Minha única resposta a estas questões é que precisamos reforçar os modelos de liberdade feminina. Mostrar as alternativas sociais de ser mulher. Não para determinar um outro rumo obrigatório, mas para que haja escolhas. A Universidade me colocou em contato com mulheres que eu admiro, com professoras de nível intelectual e capacidade de debate que botam no chinelo qualquer um. São modelos pra mim e sabem disso. Entrar no meio acadêmico e ver aquelas mulheres ali, tratando de questões sociais e travando embates duros mudou minha vida porque a briga delas me envolvia, eu também era afetada por machismo, violência, opressão. E não era a fala, somente. A forma de se construir enquanto mulheres era diferente, óbvio. A percepção de que podia admirar mulheres e amá-las para além do papel que até aquele dia haviam me ensinado foi um marco impossível de retroceder e que me fez aproximar de diversas outras pessoas, homens e mulheres, que não traçavam suas vidas considerando mulheres como seres objetos de enfeite.

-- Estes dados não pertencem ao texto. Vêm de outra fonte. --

+__device__ __forceinline__ void split2(float a, float b, __bf16& ha, __bf16& hb, __bf16& la, __bf16& lb) {
+    f32x2 v = {a, b};
+    bf16x2 p = __builtin_convertvector(v, bf16x2);
+    const unsigned bits = __builtin_bit_cast(unsigned, p);
+    ha = p[0];
+    hb = p[1];
+    v[0] -= __builtin_bit_cast(float, bits << 16);
+    v[1] -= __builtin_bit_cast(float, bits & 0xffff0000u);
+    p = __builtin_convertvector(v, bf16x2);
+    la = p[0];
+    lb = p[1];
+}
+
+template <int CI, int CO, bool XSP>
+__global__ __launch_bounds__(kThreads, kBlocksPerCu) void k_conv1x1_dgrad_wgrad(
+    const float* __restrict__ dy, const float* __restrict__ x, const float* __restrict__ wt, float* dx,
+    const float* addend, const float* addend2, float* __restrict__ ws, Bwd1x1Geom g) {
+    static_assert(CI % 32 == 0 && CI <= 128 && CO % 32 == 0 && CO <= 128, "channel tiles");
+    constexpr int LDR = CO + 8;
+    constexpr int NT = CI / 32;
+    constexpr int MTC = CO / 32;
+    constexpr int DWT = MTC * NT;
+    constexpr int TPW = (DWT + 3) / 4;
+    constexpr int KS = CO / 16;
+    constexpr int NITEM = 2 * (CO + CI);
+    constexpr int NQI = (NITEM + kThreads - 1) / kThreads;
+    __shared__ __attribute__((aligned(16))) __bf16 Rh[PB * LDR];
+    __shared__ __attribute__((aligned(16))) __bf16 Rl[PB * LDR];
+    __shared__ __attribute__((aligned(16))) __bf16 Dh[CO * LDT];
+    __shared__ __attribute__((aligned(16))) __bf16 Dl[CO * LDT];
+    __shared__ __attribute__((aligned(16))) __bf16 Xh[CI * LDT];
+    __shared__ __attribute__((aligned(16))) __bf16 Xl[XSP ? 8 : CI * LDT];
+
+    const int tid = threadIdx.x;
+    const int lane_id = tid & 63, wave = tid >> 6;
+    const int r = lane_id & 31, h = lane_id >> 5;
+
+    const int64_t p_lo = (int64_t)blockIdx.x * g.pix_per_block;
+    int n = 0;
+    if (p_lo < g.M) n = (int)(g.M - p_lo < (int64_t)g.pix_per_block ? g.M - p_lo : (int64_t)g.pix_per_block);
+
+    __amdgpu_buffer_rsrc_t rs_d, rs_x;
+    {
+        const int64_t dbytes = n > 0 ? ((int64_t)(n - 1) * g.lddy + CO) * 4 : 0;
+        const int64_t xbytes = n > 0 ? ((int64_t)(n - 1) * g.ldx + CI) * 4 : 0;
+        rs_d = __builtin_amdgcn_make_buffer_rsrc(const_cast<float*>(dy + p_lo * g.lddy), 0, (int)dbytes, 0x00020000);
+        rs_x = __builtin_amdgcn_make_buffer_rsrc(const_cast<float*>(x + p_lo * g.ldx), 0, (int)xbytes, 0x00020000);
+    }
+
+    int it_off[NQI];
+    int it_row[NQI];
+    int it_ch[NQI];
+#pragma unroll
+    for (int q = 0; q < NQI; ++q) {
+        const int it = tid + kThreads * q;
+        const bool is_d = it < 2 * CO;
+        const int j = is_d ? it : it - 2 * CO;
+        it_row[q] = ((j >> 2) & 7) * 4;
+        it_ch[q] = ((j & 3) + 4 * (j >> 5)) * 4;
+        const int ld = (int)(is_d ? g.lddy : g.ldx);
+        it_off[q] = it < NITEM ? (it_row[q] * ld + it_ch[q]) * 4 : -1;
+    }
+    f32x4 rv[NQI][4];
+    auto load_stage = [&](int s0) {
+#pragma unroll
+        for (int q = 0; q < NQI; ++q) {
+            const bool is_d = tid + kThreads * q < 2 * CO;
+            const int ld4 = (int)(is_d ? g.lddy : g.ldx) * 4;
+#pragma unroll
+            for (int e = 0; e < 4; ++e) {
+                const int voff = it_off[q] < 0 ? -1 : it_off[q] + (s0 + e) * ld4;
+                rv[q][e] = __builtin_bit_cast(f32x4, is_d ? __builtin_amdgcn_raw_buffer_load_b128(rs_d, voff, 0, 0)
+                                                          : __builtin_amdgcn_raw_buffer_load_b128(rs_x, voff, 0, 0));
+            }
+        }
+    };
+    auto write_stage = [&]() {
+#pragma unroll
+        for (int q = 0; q < NQI; ++q) {
+            const int it = tid + kThreads * q;
+            if (it >= NITEM) continue;
+            const bool is_d = it < 2 * CO;
+            const int row = it_row[q], ch = it_ch[q];
+            if (is_d || !XSP) {
+                __bf16 hi[4][4], lo[4][4];
+#pragma unroll
+                for (int e = 0; e < 4; ++e)
+#pragma unroll
+                    for (int c = 0; c < 4; c += 2)
+                        split2(rv[q][e][c], rv[q][e][c + 1], hi[e][c], hi[e][c + 1], lo[e][c], lo[e][c + 1]);
+                __bf16* Th = is_d ? Dh : Xh;
+                __bf16* Tl = is_d ? Dl : Xl;
+#pragma unroll
+                for (int c = 0; c < 4; ++c) {
+                    *reinterpret_cast<bf16x4*>(&Th[(ch + c) * LDT + row]) = bf16x4{hi[0][c], hi[1][c], hi[2][c], hi[3][c]};
+                    *reinterpret_cast<bf16x4*>(&Tl[(ch + c) * LDT + row]) = bf16x4{lo[0][c], lo[1][c], lo[2][c], lo[3][c]};
+                }
+                if (is_d) {
+#pragma unroll
+                    for (int e = 0; e < 4; ++e) {
+                        *reinterpret_cast<bf16x4*>(&Rh[(row + e) * LDR + ch]) = bf16x4{hi[e][0], hi[e][1], hi[e][2], hi[e][3]};
+                        *reinterpret_cast<bf16x4*>(&Rl[(row + e) * LDR + ch]) = bf16x4{lo[e][0], lo[e][1], lo[e][2], lo[e][3]};
+                    }
+                }
+            } else {
+#pragma unroll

Não há liberdade plena, estamos longe disso, é importante que se diga. Os tabus e imposições são dificilmente superados em sua totalidade, mas há escape, e muito! É possível se estabelecer no mundo de outra forma, ainda que com dificuldades, dá pra se esgueirar pelas fendas da vida se fazendo gente, se sabendo humana, se sentindo corpo e não objeto.

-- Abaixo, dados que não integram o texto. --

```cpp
template <int NC, int RELAX = 0>
struct WaveCtx : mpc::wave::WaveOpsT<RELAX> {
    static constexpr int kN = NC;
    const double *table;
    int e0, M;
    __device__ __forceinline__ WaveCtx(mpc::wave::lds_double_t *l, const double *t, int e, int m)
        : mpc::wave::WaveOpsT<RELAX>{l}, table(t), e0(e), M(m) {}
    __device__ __forceinline__ void tick(int) const {}
    __device__ __forceinline__ double ref(int k, int c) const {
        int idx = e0 + k;
        idx = idx > M - 1 ? M - 1 : idx;
        idx = idx < 0 ? 0 : idx;
        return table[idx * mpc::REF_COLS + c];
    }
    __device__ __forceinline__ double refv(int k) const {
        int idx = e0 + k;
        idx = idx > M - 1 ? M - 1 : idx;
        idx = idx < 0 ? 0 : idx;
        return table[M * mpc::REF_COLS + idx];
    }
};

template <bool CC, class CTX>
__device__ __forceinline__ void stage_problem(CTX &ctx, const mpc::SolveParams &P, int b, int lane, int N, int SL,
                                              const double *__restrict__ ref5, int M, const double *__restrict__ vref,
                                              const double *__restrict__ others, int Vin) {
    const int OTH = SL * (N + 1) + mpc::wave::SC_SIZE;
    for (int node = lane; node <= N; node += kBlock) {
        double rv;
        if (vref) {
            rv = vref[(size_t)b * (N + 1) + node];
        } else {
            int idx = ctx.e0 + node;
            idx = idx > M - 1 ? M - 1 : idx;
            idx = idx < 0 ? 0 : idx;
            rv = ref5[M * mpc::REF_COLS + idx];
        }
        ctx.st(node * SL + mpc::wave::W_RV, rv);
    }
    if (CC && lane < P.V) {
        const double *ov = others + ((size_t)b * Vin + lane) * 4;
        const double sp = ov[2] * P.dt, hh = ov[3];
        ctx.st(OTH + lane * 4 + 0, ov[0]);
        ctx.st(OTH + lane * 4 + 1, ov[1]);
        ctx.st(OTH + lane * 4 + 2, sp * cos(hh));
        ctx.st(OTH + lane * 4 + 3, sp * sin(hh));
    }
}

template <bool CC, int NC, int OCC, int RELAX>
__global__ __launch_bounds__(kBlock, OCC) void mpc_solve_wave_kernel(
    mpc::SolveParams P, int B, const double *__restrict__ ref5, int M, const double *__restrict__ state,
    const int32_t *__restrict__ ego_index, const double *__restrict__ vref, const double *__restrict__ weights,
    const uint8_t *__restrict__ is_collide, const double *__restrict__ others, int Vin,
    const int32_t *__restrict__ nveh, double w_collision, const double *u_init, int u_shift, uint8_t *u_valid,
    double *__restrict__ u0_out, double *U_out, double *__restrict__ X_out, int32_t *__restrict__ status_out,
// ... 1486 lines not shown
```

### mpc-rl_for_avs_amd/csrc/mpc_wave.hpp

```cpp
#pragma once

#include "mpc_core.hpp"

namespace mpc {
namespace wave {

constexpr int kLanes = 64;
constexpr int kTrials = 4;
constexpr double kProjKeep = 0.1;
constexpr double kProjKeepEnd = 1e-3, kProjEndMu = 1e-6;
constexpr int kGnWatch = 4, kGnSkip = 4;
constexpr double kGnEndMu = 1e-2;
constexpr int kDwProbe = 4;
constexpr int kBoostIter = 28;
constexpr double kOpenLoopStep = 1e-9;
constexpr double kAcceptableTol = 1e-6;
constexpr int kAcceptableIter = 15;
constexpr double kRegMax = 1.0;
constexpr double kKappaEps = 30.0;
constexpr double kMinSlack = 1e-14;
constexpr double kInitPush = 1e-2;

enum : int {
    W_X = 0,
// ... 7 lines not shown
    W_KX = 36,
    W_KP = 44,
    W_KF = 48,
    W_RV = 50,
    W_ONE = 51,
    W_DTC = 52,
    W_SLOTS = 53,
    W_LX = 53,
    W_Q = 55,
    W_QG = 58,
    W_ZW = 61,
    W_WJ = 62,
    W_CROSS = 63,
    W_SLOTS_CC = 65
};
constexpr int kZeroWord = W_LIN + 2;
enum : int { LIN_A02 = 0, LIN_A12 = 1, LIN_A03 = 4, LIN_A13 = 5, LIN_A23 = 6, LIN_B01 = 8, LIN_B11 = 9, LIN_B21 = 10 };
enum : int { W_DXY = W_LX, W_GW = W_Q, W_DZW = W_Q + 1 };
static_assert(kTrials == 4, "the trial areas below are laid out for four trials");
MPC_HD constexpr int trial_x(bool, int t, int TB) { return t == 0 ? TB : (t == 1 ? W_LIN : (t == 2 ? W_LIN + 6 : W_KX)); }
MPC_HD constexpr int trial_u(bool cc, int t, int TB) { return trial_x(cc, t, TB); }
enum : int {
    SC_SPARE = 0,
    SC_TRIG = 4,
    SC_LOG = SC_TRIG + kTrigWords,
    SC_BND = SC_LOG + kLogWords,
    SC_K = SC_BND + 8,
    SC_NB = SC_K + 6,
    SC_SIZE = SC_NB + 3
};
enum : int { K_SF = 0, K_RD, K_RC, K_QTT, K_Q33, K_MUMIN };
constexpr int kMaxHorizon = kLanes;
enum : int {
    A_L00 = W_KX + 0, A_L01 = W_KX + 1, A_L11 = W_KX + 2, A_H22 = W_KX + 3, A_H23 = W_KX + 4, A_H33 = W_KX + 5,
    A_WTD = W_KX + 6, A_WVD = W_KX + 7, A_H66 = W_KP + 0, A_H77 = W_KP + 1, A_HV6 = W_KP + 2, A_HV7 = W_KF + 0,
    A_HV4 = W_KF + 1,
    A_HV0 = W_X,
    A_HV5 = W_U
};

constexpr int kPreSlots = 12;
enum : int { PQ = 0, PB = 8 };
constexpr double kNoBound = 1e300;

MPC_HD constexpr int stage_slots(bool cc) { return (cc ? W_SLOTS_CC : W_SLOTS) + kPreSlots; }
MPC_HD constexpr int lds_doubles(bool cc, int N, int V) { return stage_slots(cc) * (N + 1) + SC_SIZE + (cc ? 4 * V : 0); }

enum : int {
    T_PREP = 0, T_ADJOINT, T_DUALRES, T_RIC_INIT, T_RIC_SCALARS, T_RIC_L1, T_RIC_L2, T_RIC_2X2, T_RIC_L4, T_LINEAR,
    T_RATIOS, T_ROLL_DYN, T_ROLL_COST, T_DUALUPD,
    T_R_FEEDBACK, T_R_CLAMP, T_R_DYN, T_R_STORE, T_R_CHECK, T_R_PROJ, T_R_LDSW, T_COUNT
};
template <class CTX, class = void>
struct fine_ticks { static constexpr bool value = false; };
template <class CTX>
struct fine_ticks<CTX, decltype((void)CTX::kFine)> { static constexpr bool value = CTX::kFine; };

template <class T>
struct PerLane {
#if defined(__HIPCC__)
    T v;
    MPC_HD T &at(int) { return v; }
#else
    T v[kLanes];
    MPC_HD T &at(int lane) { return v[lane]; }
#endif
};

MPC_HD bool ratio_greater(double n2, double d2, double n1, double d1) {
    const double a = n2 * d1, b = n1 * d2;
    return a > b || (a == b && d2 > d1);
}

#if !defined(__HIPCC__)
inline int row_partner(int l, int step) {
    return step == 0 ? (l ^ 1) : (step == 1 ? (l ^ 2) : (step == 2 ? ((l & ~7) | (7 - (l & 7))) : ((l & ~15) | (15 - (l & 15)))));
}
template <class T, class OP>
inline void host_row_reduce(PerLane<T> &p, OP op) {
    for (int step = 0; step < 4; ++step) {
        T nv[kLanes];
        for (int l = 0; l < kLanes; ++l) nv[l] = op(p.v[l], p.v[row_partner(l, step)]);
        for (int l = 0; l < kLanes; ++l) p.v[l] = nv[l];
    }
}
template <class T, class OP>
inline T host_reduce(PerLane<T> &p, OP op) {
    host_row_reduce(p, op);
    return op(op(p.v[0], p.v[16]), op(p.v[32], p.v[48]));
}
#endif
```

Não deixar de sair com alguém porque não fiz a unha do pé, não ficar neurótica com depilação, roupa, sapatos, cortar o cabelo curto e me sentir linda, usar lingerie se quiser. Sobrancelha uma vez a cada dois meses é a realidade agora. Sair de calça jeans e sentir que as pessoas se interessam por mim da mesma forma, só que são outras pessoas e não os babacas dos carros. A triagem passa muito mais pelo outro do que pela mulher. Que pessoas se aproximam da gente exigindo modelo estético? Que tipo de homem acha uma mulher bonita pelo padrão de corpo e beleza estritamente midiático? O que quer um homem que vai pra cama com uma mulher reparando se ela usa rímel à prova d’água? E pior ainda, os que julgam a mulher por usar maquiagem “pesada”, lingerie e unhas de jeito socialmente “mal vistos”?

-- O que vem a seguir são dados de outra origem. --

class HipOps:

    _range_safe = 0

    def __init__(self, ctx):
        self.ctx = ctx

    @property
    def range_safe_active(self):
        return self._range_safe > 0

    @staticmethod
    def _live_ptr(n_live):
        if n_live is None:
            return None
        assert n_live.is_cuda and n_live.dtype == torch.int32 and n_live.numel() == 1, "n_live: a one-element int32 device tensor"
        return C.c_void_p(n_live.data_ptr())

    def _adopt_stream(self):
        st = torch.cuda.current_stream().cuda_stream
        self.ctx._check(self.ctx.lib.vido_set_stream(self.ctx.h, C.c_void_p(st), 1))

    def correlation(self, first, second, stride):
        if not first.is_cuda:
# ... 106 lines not shown
        self.ctx._check(self.ctx.lib.vido_area_feed(self.ctx.h, C.c_void_p(bgr.data_ptr()), bgr.shape[0], bgr.shape[1], C.c_void_p(out.data_ptr()), int(feed[0]), int(feed[1]), C.c_float(div)))
        return out

    def backwarp(self, x, flow):
        assert x.is_cuda and x.dtype == torch.float32 and flow.dtype == torch.float32 and x.shape[0] == flow.shape[0] and x.shape[2:] == flow.shape[2:] and flow.shape[1] == 2
        x = x.contiguous(); flow = flow.contiguous()
        out = torch.empty_like(x)
        self._adopt_stream()
        self.ctx._check(self.ctx.lib.vido_backwarp(self.ctx.h, C.c_void_p(x.data_ptr()), C.c_void_p(flow.data_ptr()), x.shape[0], x.shape[1], x.shape[2], x.shape[3], C.c_void_p(out.data_ptr())))
        return out

    def deconv4s2_depthwise(self, x, weight, input_slope=1.0):
        x = x.contiguous(); B, Cc, H, W = x.shape
        assert weight.shape == (Cc, 1, 4, 4) and weight.is_contiguous()
        out = torch.empty((B, Cc, 2 * H, 2 * W), device=x.device, dtype=torch.float32)
        self._adopt_stream()
        self.ctx._check(self.ctx.lib.vido_deconv4s2_depthwise(self.ctx.h, C.c_void_p(x.data_ptr()), C.c_void_p(weight.data_ptr()), B, Cc, H, W, C.c_float(input_slope), C.c_void_p(out.data_ptr())))
        return out

    def gconv3x3_supported(self, H, W, cpg_in, cpg_out):
        return bool(self.ctx.lib.vido_gconv3x3_supported(int(H), int(W), int(cpg_in), int(cpg_out)))

    def gconv3x3_bias_act(self, x, w_packed, bias, groups, slope=0.0, in_bias=None):
        assert x.is_cuda and x.is_contiguous() and x.dtype == torch.float32 and x.shape[0] == 1
        _, Cin, H, W = x.shape
        cpg_in = Cin // groups; cpg_out = bias.numel() // groups
        out = torch.empty((1, bias.numel(), H, W), device=x.device, dtype=torch.float32)
        self.gconv_flops = getattr(self, "gconv_flops", 0.0) + 2.0 * bias.numel() * cpg_in * 9 * H * W
        self._adopt_stream()
        self.ctx._check(self.ctx.lib.vido_gconv3x3_bias_act(self.ctx.h, C.c_void_p(x.data_ptr()), C.c_void_p(in_bias.data_ptr()) if in_bias is not None else None,
                                                            C.c_void_p(w_packed.data_ptr()), C.c_void_p(bias.data_ptr()), C.c_void_p(out.data_ptr()),
                                                            int(groups), cpg_in, cpg_out, H, W, C.c_float(slope)))
        return out

    def gconv3x3_s2_supported(self, H, W, cpg_in, cpg_out):
        return bool(self.ctx.lib.vido_gconv3x3_s2_supported(int(H), int(W), int(cpg_in), int(cpg_out)))

    def gconv3x3_s2_bias_act(self, x, w_packed, bias, groups, slope=0.0):
        assert x.is_cuda and x.is_contiguous() and x.dtype == torch.float32 and x.shape[0] == 1
        _, Cin, H, W = x.shape
        cpg_in = Cin // groups; cpg_out = bias.numel() // groups
        out = torch.empty((1, bias.numel(), (H + 1) // 2, W // 2), device=x.device, dtype=torch.float32)
        self.gconv_flops = getattr(self, "gconv_flops", 0.0) + 2.0 * bias.numel() * cpg_in * 9 * out.shape[2] * out.shape[3]
        self._adopt_stream()
        self.ctx._check(self.ctx.lib.vido_gconv3x3_s2_bias_act(self.ctx.h, C.c_void_p(x.data_ptr()), C.c_void_p(w_packed.data_ptr()), C.c_void_p(bias.data_ptr()), C.c_void_p(out.data_ptr()),
                                                               int(groups), cpg_in, cpg_out, H, W, C.c_float(slope)))
        return out

    def conv1x1_supported(self, cin, cout, hw):
        return bool(self.ctx.lib.vido_conv1x1_supported(int(cin), int(cout), int(hw)))

    def conv1x1_set_arith(self, arith):
        return int(self.ctx.lib.vido_conv1x1_set_arith(int(arith)))

    def range_latch(self, dst):
        assert dst.dtype == torch.int32 and dst.numel() >= 1 and dst.is_contiguous() and (dst.is_cuda or dst.is_pinned()), "range_latch: an int32 word on the device or pinned"
        self._adopt_stream()
        self.ctx._check(self.ctx.lib.vido_range_latch(self.ctx.h, C.c_void_p(dst.data_ptr())))
        return dst

    def conv1x1_range_flag(self, reset=True):
        return int(self.ctx.lib.vido_conv1x1_range_flag(self.ctx.h, int(bool(reset))))

    def conv1x1_layout(self, cin, cout, hw):
        return int(self.ctx.lib.vido_conv1x1_layout(int(cin), int(cout), int(hw)))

Já não sei mais, felizmente me tornei plenamente incapaz de responder a tais questões e garanto que compensou o não esforço. Pude ouvir, a partir daí, as histórias, o choro e o riso das amigas que construí e que certamente se sentariam comigo de quase pijama na hamburgueria. Ouvir a raiva e a admiração pelos meus posicionamentos na Academia e na profissão. Sentir a dor e o amor das relações construídas sem a busca do jogo de desinteresse e de disputa estabelecidos quase como regra. Saber que o outro gosta do seu cabelo, do seu cheiro, do beijo que se mistura ao suor, do humano que há em você, da capacidade de rir e chorar, de se doar, da braveza. Há quem não veja tanta beleza assim na realidade, é fato, já que tentar se despir um pouco das capas sociais é também ver e ser visto livre das idealizações românticas que todos fazemos de nós mesmos, mas é o preço por algo que tanto se diz procurar, a profundidade das relações em um mundo de rasuras.

*Andréa Benetti é pedagoga, formada na Puc Minas pelo ProUni, mestranda em Educação pela Unifal, pesquisadora de gêneros e juventude, e conselheira tutelar em Poços de Caldas, regiões sul/oeste.